EXERCISE DIRECTIONS: Which of the lines below hold "DenseTransform"? Please return each one.

GIVEN RECORDS:
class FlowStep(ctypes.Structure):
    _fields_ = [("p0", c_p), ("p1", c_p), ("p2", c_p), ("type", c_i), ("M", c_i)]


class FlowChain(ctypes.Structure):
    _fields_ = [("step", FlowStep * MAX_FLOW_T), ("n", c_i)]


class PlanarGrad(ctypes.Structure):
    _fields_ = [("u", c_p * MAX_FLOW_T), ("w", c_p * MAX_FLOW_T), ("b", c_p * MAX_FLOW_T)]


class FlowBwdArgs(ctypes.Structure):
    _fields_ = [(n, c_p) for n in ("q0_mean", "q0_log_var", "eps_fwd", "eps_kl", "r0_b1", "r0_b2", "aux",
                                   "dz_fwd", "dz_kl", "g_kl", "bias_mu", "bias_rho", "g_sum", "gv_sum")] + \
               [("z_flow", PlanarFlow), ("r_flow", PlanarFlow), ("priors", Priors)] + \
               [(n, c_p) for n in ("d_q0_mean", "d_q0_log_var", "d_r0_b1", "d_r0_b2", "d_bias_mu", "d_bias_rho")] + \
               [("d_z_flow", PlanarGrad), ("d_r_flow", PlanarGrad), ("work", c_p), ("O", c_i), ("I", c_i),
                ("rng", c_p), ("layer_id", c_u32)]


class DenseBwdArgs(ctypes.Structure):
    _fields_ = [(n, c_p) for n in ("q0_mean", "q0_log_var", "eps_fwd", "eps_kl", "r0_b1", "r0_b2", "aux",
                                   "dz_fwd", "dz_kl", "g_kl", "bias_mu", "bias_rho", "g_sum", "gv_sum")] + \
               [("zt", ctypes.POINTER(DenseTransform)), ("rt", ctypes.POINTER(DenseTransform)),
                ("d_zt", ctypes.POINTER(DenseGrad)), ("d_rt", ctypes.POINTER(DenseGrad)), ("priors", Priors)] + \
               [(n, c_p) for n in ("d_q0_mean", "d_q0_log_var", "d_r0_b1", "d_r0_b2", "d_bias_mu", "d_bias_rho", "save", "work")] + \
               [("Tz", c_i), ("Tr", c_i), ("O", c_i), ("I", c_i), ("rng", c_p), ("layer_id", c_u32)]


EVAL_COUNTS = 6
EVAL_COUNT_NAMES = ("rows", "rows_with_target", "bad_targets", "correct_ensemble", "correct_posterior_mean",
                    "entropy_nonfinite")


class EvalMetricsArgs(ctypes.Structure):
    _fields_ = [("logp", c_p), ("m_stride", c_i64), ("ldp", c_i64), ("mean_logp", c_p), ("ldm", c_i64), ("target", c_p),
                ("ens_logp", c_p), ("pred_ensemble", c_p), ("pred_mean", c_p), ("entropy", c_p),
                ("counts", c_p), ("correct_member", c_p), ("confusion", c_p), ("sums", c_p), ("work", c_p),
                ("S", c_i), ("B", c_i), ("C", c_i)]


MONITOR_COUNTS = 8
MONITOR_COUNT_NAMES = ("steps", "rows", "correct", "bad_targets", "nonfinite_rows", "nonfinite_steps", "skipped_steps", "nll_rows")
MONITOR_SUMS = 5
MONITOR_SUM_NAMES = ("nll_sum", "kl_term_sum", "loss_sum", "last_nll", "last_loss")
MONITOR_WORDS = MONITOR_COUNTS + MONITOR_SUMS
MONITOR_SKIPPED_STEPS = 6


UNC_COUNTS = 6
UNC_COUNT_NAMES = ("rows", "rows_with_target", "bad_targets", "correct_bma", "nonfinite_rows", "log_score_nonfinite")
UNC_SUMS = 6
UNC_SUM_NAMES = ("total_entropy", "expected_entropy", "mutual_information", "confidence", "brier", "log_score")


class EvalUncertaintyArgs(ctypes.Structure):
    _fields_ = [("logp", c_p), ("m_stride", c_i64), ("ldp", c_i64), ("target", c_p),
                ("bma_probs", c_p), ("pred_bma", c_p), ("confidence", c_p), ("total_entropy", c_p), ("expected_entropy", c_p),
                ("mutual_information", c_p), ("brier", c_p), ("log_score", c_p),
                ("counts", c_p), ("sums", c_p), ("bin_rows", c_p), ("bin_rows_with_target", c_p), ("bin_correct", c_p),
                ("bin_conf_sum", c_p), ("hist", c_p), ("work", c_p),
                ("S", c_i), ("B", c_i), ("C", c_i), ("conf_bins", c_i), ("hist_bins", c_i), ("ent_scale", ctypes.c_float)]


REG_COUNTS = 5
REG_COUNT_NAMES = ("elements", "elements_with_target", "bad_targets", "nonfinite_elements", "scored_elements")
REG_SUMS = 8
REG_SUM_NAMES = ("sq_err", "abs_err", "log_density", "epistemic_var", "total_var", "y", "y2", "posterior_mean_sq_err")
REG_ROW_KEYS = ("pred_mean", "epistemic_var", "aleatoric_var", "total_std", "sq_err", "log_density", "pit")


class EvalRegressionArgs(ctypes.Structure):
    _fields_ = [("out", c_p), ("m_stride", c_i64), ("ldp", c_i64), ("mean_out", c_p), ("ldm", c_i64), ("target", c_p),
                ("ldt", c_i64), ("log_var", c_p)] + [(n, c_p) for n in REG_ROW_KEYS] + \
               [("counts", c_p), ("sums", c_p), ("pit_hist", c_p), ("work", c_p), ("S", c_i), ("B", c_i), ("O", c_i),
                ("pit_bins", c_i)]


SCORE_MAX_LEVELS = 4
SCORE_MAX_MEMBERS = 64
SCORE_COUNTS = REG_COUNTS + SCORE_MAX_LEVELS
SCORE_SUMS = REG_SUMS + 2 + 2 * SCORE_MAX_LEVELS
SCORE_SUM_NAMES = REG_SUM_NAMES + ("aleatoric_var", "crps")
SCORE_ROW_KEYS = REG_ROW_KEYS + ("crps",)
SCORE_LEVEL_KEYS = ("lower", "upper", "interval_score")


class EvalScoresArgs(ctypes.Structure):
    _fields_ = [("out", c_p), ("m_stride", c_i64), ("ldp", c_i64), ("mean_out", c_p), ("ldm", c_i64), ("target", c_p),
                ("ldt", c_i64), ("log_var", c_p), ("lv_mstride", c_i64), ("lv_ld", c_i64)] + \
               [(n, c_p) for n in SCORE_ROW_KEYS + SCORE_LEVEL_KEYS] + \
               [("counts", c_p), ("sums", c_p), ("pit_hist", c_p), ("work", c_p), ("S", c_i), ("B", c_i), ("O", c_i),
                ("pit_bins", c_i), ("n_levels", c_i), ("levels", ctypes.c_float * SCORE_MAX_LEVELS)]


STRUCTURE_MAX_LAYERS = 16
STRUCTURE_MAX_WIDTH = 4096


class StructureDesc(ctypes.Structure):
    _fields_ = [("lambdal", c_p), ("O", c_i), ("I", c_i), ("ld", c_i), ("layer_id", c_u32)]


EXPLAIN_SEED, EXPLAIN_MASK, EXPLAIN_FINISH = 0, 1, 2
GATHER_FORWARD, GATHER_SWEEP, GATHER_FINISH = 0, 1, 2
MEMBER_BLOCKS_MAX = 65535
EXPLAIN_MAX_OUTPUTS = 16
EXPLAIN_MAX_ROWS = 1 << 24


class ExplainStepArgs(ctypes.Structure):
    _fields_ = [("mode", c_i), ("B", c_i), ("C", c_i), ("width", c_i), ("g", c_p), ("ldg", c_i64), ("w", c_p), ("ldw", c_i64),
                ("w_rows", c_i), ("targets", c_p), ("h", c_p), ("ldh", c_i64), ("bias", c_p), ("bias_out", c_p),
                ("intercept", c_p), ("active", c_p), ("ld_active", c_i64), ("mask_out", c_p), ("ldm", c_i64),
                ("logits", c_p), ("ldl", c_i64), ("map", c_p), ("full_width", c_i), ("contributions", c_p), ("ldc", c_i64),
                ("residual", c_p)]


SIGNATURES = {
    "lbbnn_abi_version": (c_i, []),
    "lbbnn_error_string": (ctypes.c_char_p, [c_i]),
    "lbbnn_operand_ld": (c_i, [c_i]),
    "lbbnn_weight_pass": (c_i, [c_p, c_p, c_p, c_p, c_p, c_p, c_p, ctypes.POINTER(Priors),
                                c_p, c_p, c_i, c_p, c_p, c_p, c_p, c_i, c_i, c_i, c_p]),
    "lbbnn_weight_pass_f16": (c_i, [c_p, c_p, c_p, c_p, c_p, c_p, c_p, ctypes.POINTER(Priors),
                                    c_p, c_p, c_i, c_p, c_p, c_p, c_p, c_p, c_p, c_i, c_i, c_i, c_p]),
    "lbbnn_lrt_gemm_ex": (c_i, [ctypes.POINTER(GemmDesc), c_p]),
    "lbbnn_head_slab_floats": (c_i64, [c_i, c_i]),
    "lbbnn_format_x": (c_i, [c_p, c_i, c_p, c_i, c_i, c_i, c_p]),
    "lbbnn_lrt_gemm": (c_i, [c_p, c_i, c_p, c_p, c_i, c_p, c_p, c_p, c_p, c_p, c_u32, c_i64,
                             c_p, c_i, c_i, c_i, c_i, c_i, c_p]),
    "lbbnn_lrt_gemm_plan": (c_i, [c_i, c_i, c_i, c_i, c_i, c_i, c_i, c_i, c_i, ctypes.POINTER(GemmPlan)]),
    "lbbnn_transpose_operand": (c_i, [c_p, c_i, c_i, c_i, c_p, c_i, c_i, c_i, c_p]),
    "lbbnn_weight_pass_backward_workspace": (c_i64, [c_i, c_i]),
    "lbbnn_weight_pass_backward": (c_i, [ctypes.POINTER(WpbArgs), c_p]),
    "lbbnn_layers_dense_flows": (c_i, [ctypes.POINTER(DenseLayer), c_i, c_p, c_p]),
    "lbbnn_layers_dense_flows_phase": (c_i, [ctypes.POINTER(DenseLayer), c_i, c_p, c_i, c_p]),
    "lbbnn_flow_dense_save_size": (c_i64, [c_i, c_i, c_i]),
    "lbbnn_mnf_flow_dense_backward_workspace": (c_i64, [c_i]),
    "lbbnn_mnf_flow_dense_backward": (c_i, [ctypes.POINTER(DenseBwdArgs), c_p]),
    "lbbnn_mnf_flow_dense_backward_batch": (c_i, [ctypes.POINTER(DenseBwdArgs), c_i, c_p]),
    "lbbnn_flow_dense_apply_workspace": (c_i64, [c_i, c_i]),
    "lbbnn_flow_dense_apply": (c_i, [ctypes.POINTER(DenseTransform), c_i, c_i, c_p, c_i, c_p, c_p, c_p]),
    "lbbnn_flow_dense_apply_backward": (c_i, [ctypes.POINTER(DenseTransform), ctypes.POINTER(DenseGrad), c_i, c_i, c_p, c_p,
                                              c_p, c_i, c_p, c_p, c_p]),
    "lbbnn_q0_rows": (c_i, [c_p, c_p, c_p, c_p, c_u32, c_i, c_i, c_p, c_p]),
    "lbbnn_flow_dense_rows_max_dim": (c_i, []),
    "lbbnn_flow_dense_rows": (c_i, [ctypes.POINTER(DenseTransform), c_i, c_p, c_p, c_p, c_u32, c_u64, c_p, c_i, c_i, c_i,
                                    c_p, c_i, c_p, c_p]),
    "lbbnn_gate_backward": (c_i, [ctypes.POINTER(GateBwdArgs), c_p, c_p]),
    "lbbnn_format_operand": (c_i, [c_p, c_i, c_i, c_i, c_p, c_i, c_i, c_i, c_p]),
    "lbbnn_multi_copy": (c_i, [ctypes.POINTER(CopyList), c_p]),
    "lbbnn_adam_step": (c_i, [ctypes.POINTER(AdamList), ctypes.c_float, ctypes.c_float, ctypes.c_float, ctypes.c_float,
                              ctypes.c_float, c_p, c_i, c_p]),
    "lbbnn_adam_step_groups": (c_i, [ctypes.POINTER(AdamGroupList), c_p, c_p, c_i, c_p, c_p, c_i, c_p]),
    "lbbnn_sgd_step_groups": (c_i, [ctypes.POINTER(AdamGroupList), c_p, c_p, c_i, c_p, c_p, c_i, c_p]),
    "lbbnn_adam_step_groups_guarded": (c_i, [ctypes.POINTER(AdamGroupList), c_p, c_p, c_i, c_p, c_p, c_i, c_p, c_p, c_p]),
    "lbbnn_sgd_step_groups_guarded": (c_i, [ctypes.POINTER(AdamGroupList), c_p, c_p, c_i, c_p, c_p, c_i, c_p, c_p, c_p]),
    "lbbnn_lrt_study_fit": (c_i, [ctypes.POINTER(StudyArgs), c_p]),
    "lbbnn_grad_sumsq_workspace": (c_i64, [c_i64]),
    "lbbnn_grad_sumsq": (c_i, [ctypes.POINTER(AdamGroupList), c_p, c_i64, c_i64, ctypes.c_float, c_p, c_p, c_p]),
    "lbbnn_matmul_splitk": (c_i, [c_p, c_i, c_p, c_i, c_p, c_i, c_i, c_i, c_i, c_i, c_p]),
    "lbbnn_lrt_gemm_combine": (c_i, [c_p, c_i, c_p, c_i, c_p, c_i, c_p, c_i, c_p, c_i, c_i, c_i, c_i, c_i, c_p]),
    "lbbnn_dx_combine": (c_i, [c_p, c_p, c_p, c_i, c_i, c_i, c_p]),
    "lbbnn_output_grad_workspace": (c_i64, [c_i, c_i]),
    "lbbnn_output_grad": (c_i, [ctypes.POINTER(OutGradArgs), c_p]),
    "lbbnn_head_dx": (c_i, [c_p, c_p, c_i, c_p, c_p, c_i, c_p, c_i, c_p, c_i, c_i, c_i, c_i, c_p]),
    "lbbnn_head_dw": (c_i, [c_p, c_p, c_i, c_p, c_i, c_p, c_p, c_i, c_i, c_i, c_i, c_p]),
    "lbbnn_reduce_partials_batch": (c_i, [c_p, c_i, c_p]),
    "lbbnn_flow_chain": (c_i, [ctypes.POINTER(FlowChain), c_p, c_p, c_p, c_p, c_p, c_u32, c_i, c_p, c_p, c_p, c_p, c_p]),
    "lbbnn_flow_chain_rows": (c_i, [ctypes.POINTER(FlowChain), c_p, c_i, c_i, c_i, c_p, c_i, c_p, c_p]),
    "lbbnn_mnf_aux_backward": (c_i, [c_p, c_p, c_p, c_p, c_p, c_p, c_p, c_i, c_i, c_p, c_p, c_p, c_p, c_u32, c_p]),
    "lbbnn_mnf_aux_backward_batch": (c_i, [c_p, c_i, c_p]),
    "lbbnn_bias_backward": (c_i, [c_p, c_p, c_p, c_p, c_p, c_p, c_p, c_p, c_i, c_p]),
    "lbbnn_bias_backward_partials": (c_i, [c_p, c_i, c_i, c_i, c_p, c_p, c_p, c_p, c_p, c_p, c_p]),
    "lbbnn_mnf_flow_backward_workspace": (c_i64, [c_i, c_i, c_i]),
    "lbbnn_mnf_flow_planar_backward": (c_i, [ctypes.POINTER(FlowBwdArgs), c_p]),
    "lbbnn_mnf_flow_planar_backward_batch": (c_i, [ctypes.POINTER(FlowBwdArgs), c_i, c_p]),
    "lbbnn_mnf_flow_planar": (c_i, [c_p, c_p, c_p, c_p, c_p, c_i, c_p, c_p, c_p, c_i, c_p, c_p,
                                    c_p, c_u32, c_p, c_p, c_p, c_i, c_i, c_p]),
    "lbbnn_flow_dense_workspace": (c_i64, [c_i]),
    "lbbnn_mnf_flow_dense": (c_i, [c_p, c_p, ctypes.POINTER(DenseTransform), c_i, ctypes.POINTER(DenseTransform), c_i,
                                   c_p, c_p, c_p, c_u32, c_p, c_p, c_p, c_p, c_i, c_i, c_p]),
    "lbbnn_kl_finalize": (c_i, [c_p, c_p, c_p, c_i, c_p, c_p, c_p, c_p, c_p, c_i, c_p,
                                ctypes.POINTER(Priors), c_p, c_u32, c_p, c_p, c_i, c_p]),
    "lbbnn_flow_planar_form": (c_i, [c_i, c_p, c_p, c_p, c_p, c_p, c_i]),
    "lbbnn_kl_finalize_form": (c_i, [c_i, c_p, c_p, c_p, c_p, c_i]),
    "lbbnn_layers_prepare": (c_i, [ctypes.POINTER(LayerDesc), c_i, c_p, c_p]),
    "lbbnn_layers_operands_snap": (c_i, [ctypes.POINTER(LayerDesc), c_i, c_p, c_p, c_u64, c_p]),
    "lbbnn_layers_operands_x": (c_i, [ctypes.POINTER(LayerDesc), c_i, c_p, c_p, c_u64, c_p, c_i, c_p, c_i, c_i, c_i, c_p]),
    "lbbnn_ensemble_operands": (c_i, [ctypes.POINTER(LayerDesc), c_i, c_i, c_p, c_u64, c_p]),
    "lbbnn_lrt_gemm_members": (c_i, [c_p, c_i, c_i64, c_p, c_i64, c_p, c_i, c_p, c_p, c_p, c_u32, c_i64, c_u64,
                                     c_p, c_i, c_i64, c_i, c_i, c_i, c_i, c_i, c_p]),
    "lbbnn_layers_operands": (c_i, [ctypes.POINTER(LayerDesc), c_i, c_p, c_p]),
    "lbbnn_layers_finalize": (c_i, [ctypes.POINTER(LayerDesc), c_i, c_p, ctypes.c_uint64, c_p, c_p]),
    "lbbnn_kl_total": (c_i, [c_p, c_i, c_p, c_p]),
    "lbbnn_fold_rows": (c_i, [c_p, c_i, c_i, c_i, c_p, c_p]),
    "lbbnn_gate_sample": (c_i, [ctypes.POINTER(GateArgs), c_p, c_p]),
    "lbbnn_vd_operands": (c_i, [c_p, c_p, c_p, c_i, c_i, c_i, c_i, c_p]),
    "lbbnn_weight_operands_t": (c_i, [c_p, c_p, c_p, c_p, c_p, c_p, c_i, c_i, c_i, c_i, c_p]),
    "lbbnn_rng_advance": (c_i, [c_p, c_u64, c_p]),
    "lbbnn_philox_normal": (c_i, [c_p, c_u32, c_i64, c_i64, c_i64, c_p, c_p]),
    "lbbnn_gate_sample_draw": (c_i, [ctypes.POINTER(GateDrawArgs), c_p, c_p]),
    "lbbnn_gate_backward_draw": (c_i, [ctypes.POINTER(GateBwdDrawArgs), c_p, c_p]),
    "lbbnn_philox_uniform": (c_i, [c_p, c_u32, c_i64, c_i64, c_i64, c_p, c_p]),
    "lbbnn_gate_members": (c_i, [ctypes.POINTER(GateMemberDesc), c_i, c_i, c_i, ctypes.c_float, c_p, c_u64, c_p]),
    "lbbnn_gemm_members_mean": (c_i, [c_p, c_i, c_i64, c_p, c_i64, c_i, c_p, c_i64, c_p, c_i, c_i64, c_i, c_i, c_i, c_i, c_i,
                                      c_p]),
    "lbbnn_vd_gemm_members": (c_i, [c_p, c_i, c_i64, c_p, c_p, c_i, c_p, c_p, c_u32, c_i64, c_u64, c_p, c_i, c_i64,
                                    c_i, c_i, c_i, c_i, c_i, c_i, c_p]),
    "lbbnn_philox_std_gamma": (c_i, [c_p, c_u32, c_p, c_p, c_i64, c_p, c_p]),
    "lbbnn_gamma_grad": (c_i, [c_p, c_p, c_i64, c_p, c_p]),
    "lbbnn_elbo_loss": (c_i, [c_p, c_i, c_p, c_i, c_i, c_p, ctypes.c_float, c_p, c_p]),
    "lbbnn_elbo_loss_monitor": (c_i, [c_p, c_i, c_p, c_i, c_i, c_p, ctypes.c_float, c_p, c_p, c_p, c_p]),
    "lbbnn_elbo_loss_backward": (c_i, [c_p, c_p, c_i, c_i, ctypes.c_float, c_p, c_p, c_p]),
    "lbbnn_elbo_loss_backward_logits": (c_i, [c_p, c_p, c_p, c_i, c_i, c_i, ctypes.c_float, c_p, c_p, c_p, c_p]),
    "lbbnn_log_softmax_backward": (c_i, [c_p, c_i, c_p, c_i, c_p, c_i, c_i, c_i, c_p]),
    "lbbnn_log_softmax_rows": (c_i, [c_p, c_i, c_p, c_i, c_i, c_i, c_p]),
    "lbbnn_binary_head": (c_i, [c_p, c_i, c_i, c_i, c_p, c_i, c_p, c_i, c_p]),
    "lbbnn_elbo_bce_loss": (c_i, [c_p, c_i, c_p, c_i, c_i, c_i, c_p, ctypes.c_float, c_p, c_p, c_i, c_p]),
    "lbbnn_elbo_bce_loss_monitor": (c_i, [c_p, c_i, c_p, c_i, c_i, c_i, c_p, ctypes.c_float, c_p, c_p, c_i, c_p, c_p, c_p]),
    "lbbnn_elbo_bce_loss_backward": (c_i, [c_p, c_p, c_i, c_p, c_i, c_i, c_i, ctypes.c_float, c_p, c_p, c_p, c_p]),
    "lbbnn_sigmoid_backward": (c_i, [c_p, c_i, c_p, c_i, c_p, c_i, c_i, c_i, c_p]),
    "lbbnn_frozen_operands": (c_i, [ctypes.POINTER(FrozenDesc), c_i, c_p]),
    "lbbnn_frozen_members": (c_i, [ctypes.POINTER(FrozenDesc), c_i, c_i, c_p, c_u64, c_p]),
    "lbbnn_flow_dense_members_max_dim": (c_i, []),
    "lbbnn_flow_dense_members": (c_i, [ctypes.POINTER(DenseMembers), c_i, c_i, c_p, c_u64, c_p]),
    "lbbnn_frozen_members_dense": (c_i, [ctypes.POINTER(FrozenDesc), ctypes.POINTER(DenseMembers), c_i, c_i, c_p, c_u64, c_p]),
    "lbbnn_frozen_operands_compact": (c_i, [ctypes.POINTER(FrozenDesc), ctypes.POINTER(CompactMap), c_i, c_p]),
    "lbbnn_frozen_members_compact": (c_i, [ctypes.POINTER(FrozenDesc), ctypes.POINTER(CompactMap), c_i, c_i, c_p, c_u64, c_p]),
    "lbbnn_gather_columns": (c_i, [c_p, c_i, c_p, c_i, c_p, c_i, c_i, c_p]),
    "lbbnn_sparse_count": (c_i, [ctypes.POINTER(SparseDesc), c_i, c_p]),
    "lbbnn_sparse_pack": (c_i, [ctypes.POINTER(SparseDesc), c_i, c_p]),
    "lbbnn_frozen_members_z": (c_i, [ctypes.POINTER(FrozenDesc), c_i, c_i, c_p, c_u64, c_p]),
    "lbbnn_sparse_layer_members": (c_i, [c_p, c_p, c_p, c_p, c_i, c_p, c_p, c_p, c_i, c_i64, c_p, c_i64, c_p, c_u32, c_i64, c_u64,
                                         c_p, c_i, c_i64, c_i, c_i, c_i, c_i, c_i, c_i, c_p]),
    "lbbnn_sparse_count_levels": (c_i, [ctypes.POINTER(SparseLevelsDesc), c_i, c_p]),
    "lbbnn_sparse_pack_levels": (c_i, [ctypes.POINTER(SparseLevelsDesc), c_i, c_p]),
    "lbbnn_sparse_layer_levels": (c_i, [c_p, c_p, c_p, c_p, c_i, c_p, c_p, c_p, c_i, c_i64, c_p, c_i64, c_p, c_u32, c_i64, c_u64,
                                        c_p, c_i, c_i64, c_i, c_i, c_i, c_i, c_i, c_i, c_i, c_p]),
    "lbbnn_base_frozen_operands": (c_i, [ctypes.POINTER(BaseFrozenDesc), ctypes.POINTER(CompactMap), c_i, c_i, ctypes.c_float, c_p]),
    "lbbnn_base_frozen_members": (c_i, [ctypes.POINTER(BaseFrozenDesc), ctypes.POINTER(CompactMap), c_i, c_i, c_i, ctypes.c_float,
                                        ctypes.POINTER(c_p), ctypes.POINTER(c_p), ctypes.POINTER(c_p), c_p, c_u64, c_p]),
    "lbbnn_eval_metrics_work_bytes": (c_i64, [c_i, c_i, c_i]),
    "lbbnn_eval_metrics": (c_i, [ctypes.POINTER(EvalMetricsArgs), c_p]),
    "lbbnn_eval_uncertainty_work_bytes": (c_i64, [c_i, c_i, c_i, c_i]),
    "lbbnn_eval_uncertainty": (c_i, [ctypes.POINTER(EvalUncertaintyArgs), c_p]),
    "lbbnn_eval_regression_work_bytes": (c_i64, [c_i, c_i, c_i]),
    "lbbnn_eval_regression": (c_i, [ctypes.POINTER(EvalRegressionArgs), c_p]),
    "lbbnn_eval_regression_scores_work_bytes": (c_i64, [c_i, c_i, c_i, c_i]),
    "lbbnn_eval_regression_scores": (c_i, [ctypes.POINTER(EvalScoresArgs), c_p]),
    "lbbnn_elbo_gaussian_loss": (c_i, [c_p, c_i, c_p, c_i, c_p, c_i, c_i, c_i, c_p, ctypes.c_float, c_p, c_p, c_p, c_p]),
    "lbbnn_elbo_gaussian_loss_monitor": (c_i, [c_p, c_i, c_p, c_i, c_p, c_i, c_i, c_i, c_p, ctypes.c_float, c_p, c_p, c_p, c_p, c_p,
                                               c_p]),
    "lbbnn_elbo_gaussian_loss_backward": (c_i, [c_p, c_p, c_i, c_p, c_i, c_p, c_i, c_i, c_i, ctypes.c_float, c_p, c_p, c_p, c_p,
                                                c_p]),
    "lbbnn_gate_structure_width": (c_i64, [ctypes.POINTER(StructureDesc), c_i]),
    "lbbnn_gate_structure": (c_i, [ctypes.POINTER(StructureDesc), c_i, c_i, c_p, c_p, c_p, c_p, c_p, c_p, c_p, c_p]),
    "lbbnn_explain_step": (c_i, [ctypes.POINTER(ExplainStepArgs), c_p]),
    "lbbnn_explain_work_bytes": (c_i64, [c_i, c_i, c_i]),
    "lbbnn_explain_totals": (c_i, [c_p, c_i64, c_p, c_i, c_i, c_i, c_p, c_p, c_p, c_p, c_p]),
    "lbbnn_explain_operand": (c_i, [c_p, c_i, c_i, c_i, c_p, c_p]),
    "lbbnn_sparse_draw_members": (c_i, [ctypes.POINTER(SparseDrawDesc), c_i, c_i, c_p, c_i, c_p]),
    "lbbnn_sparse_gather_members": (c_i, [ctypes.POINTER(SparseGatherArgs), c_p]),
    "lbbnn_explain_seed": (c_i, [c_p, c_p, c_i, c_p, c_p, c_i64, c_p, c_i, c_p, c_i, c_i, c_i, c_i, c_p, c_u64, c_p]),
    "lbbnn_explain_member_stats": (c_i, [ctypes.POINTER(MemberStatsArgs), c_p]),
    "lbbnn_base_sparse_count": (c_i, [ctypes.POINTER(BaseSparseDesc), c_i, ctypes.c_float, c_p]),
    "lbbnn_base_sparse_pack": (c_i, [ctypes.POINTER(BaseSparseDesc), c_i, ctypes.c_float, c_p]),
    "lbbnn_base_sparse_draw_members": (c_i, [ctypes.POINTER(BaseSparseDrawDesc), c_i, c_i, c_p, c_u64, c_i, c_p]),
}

EXERCISE SOLUTION:
               [("zt", ctypes.POINTER(DenseTransform)), ("rt", ctypes.POINTER(DenseTransform)),
    "lbbnn_flow_dense_apply": (c_i, [ctypes.POINTER(DenseTransform), c_i, c_i, c_p, c_i, c_p, c_p, c_p]),
    "lbbnn_flow_dense_apply_backward": (c_i, [ctypes.POINTER(DenseTransform), ctypes.POINTER(DenseGrad), c_i, c_i, c_p, c_p,
    "lbbnn_flow_dense_rows": (c_i, [ctypes.POINTER(DenseTransform), c_i, c_p, c_p, c_p, c_u32, c_u64, c_p, c_i, c_i, c_i,
    "lbbnn_mnf_flow_dense": (c_i, [c_p, c_p, ctypes.POINTER(DenseTransform), c_i, ctypes.POINTER(DenseTransform), c_i,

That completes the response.